**What the task asks:** When a line in the listing contains the string "sendE", pick it out and copy it.

**Source material:**
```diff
+            uint4     rows[2];
 #pragma unroll
             for (int cc = 0; cc < 2; ++cc)
             {
                 int const c  = 2 * d + cc;
-                int const j  = col0 + c;
+                int const j  = sg * C + c;
                 uint32_t  ql = kAlph - 1;
-                if (c < C && j < lq)
-                    ql = q[j] & (kAlph - 1);
-                uint4 const * mrow = reinterpret_cast<uint4 const *>(sc->mat_h + ql * kAlph);
-#pragma unroll
-                for (int x = 0; x < 4; ++x)
+                if (c < C && j < lq_blk)
+                    ql = qb[j] & (kAlph - 1);
+                rows[cc] = reinterpret_cast<uint4 const *>(sc->mat_h + ql * kAlph)[x];
+            }
+            uint32_t const r0[4] = {rows[0].x, rows[0].y, rows[0].z, rows[0].w}, r1[4] = {rows[1].x, rows[1].y, rows[1].z, rows[1].w};
+            uint32_t *     dst   = lds + slot_dw + (8 * x) * Geo::kRowDw + sg * Geo::kLaneDw + d;
+#pragma unroll
+            for (int w = 0; w < 4; ++w)
+            {
+                if (8 * x + 2 * w < nrows)
                 {
-                    uint4 const v      = mrow[x];
-                    rows[cc][4 * x + 0] = v.x;
-                    rows[cc][4 * x + 1] = v.y;
-                    rows[cc][4 * x + 2] = v.z;
-                    rows[cc][4 * x + 3] = v.w;
-                }
-            }
-            uint32_t * dst = lds + slot_dw + g * Geo::kLaneDw + d;
-#pragma unroll
-            for (int w = 0; w < 16; ++w)
-            {
-                if (2 * w < nrows)
-                {
-                    dst[(2 * w) * Geo::kRowDw]     = __builtin_amdgcn_perm(rows[1][w], rows[0][w], 0x05040100u);
-                    dst[(2 * w + 1) * Geo::kRowDw] = __builtin_amdgcn_perm(rows[1][w], rows[0][w], 0x07060302u);
+                    dst[(2 * w) * Geo::kRowDw]     = __builtin_amdgcn_perm(r1[w], r0[w], 0x05040100u);
+                    dst[(2 * w + 1) * Geo::kRowDw] = __builtin_amdgcn_perm(r1[w], r0[w], 0x07060302u);
                 }
             }
         }
@@ -228,6 +234,7 @@
     h2 diag0 = Z + GE;
     h2 sendH = Z + GE;
     h2 sendE = as_h2(kHalfNegInf2);
+    h2 recvE = as_h2(kHalfNegInf2);
     h2 best  = hsplat(0.f);
     int      rowA = 0, rowB = 0;
     uint32_t tie  = 0;
@@ -266,8 +273,9 @@
             }
         }
 
-        h2 const recvH = as_h2((uint32_t)shift_from_left<G>((int)as_u32(sendH), (int)as_u32(Z), is_first));
-        h2       Ecur  = as_h2((uint32_t)shift_from_left<G>((int)as_u32(sendE), (int)kHalfNegInf2, is_first));
+        h2 const recvH = as_h2((uint32_t)__builtin_amdgcn_update_dpp((int)as_u32(Z), (int)as_u32(sendH), kDppShr, 0xf, 0xf, false));
+        recvE          = as_h2((uint32_t)__builtin_amdgcn_update_dpp((int)as_u32(recvE), (int)as_u32(sendE), kDppShr, 0xf, 0xf, false));
+        h2       Ecur  = recvE;
         h2       dg    = diag0;
         diag0          = recvH;
 
@@ -468,7 +476,7 @@
     {
 #pragma unroll
         for (int off = G / 2; off >= 1; off >>= 1)
-            best = hmax(best, as_h2((uint32_t)__shfl_xor((int)as_u32(best), off)));
+            best = hmax(best, as_h2((uint32_t)__shfl_xor((int)as_u32(best), off * kGs)));
 
         if (is_first)
         {
@@ -486,7 +494,7 @@
 #pragma unroll
             for (int off = 1; off < G; off <<= 1)
             {
-                int const  ob = __shfl_xor(gbest, off), os = __shfl_xor(gstrip, off), orow = __shfl_xor(grow, off), ot = __shfl_xor(gtie, off);
+                int const  ob = __shfl_xor(gbest, off * kGs), os = __shfl_xor(gstrip, off * kGs), orow = __shfl_xor(grow, off * kGs), ot = __shfl_xor(gtie, off * kGs);
                 bool const take = ob > gbest || (ob == gbest && os < gstrip);
                 gbest  = take ? ob : gbest;
                 gstrip = take ? os : gstrip;
@@ -520,8 +528,9 @@
     uint64_t const blocks   = (p.n + per_wave - 1) / per_wave;
     if (blocks > 0x7fffffffull)
         return hipErrorInvalidValue;
-    int const    slots = (p.pair_share > 0 && p.pair_share < Geo::kGroups) ? Geo::kGroups / p.pair_share : 1;
-    if (slots * p.pair_share != Geo::kGroups && slots != 1)
+    bool const   split = p.pair_share > 0 && p.pair_share < Geo::kGroups;
+    int const    slots = split ? Geo::kGroups / p.pair_share : 1;
+    if (split && slots * p.pair_share != Geo::kGroups)
         return hipErrorInvalidValue;
     size_t const lds = ((size_t)slots * (size_t)p.nrows * Geo::kRowDw + (CKPT ? 64 * 8 : 0)) * sizeof(uint32_t);
     hipLaunchKernelGGL((score_pair_kernel<G, C, CKPT>), dim3((unsigned)blocks), dim3(64), lds, stream, p);
```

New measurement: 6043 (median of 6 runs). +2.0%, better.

**Exercise result:**
     h2 sendE = as_h2(kHalfNegInf2);
-        h2       Ecur  = as_h2((uint32_t)shift_from_left<G>((int)as_u32(sendE), (int)kHalfNegInf2, is_first));
+        recvE          = as_h2((uint32_t)__builtin_amdgcn_update_dpp((int)as_u32(recvE), (int)as_u32(sendE), kDppShr, 0xf, 0xf, false));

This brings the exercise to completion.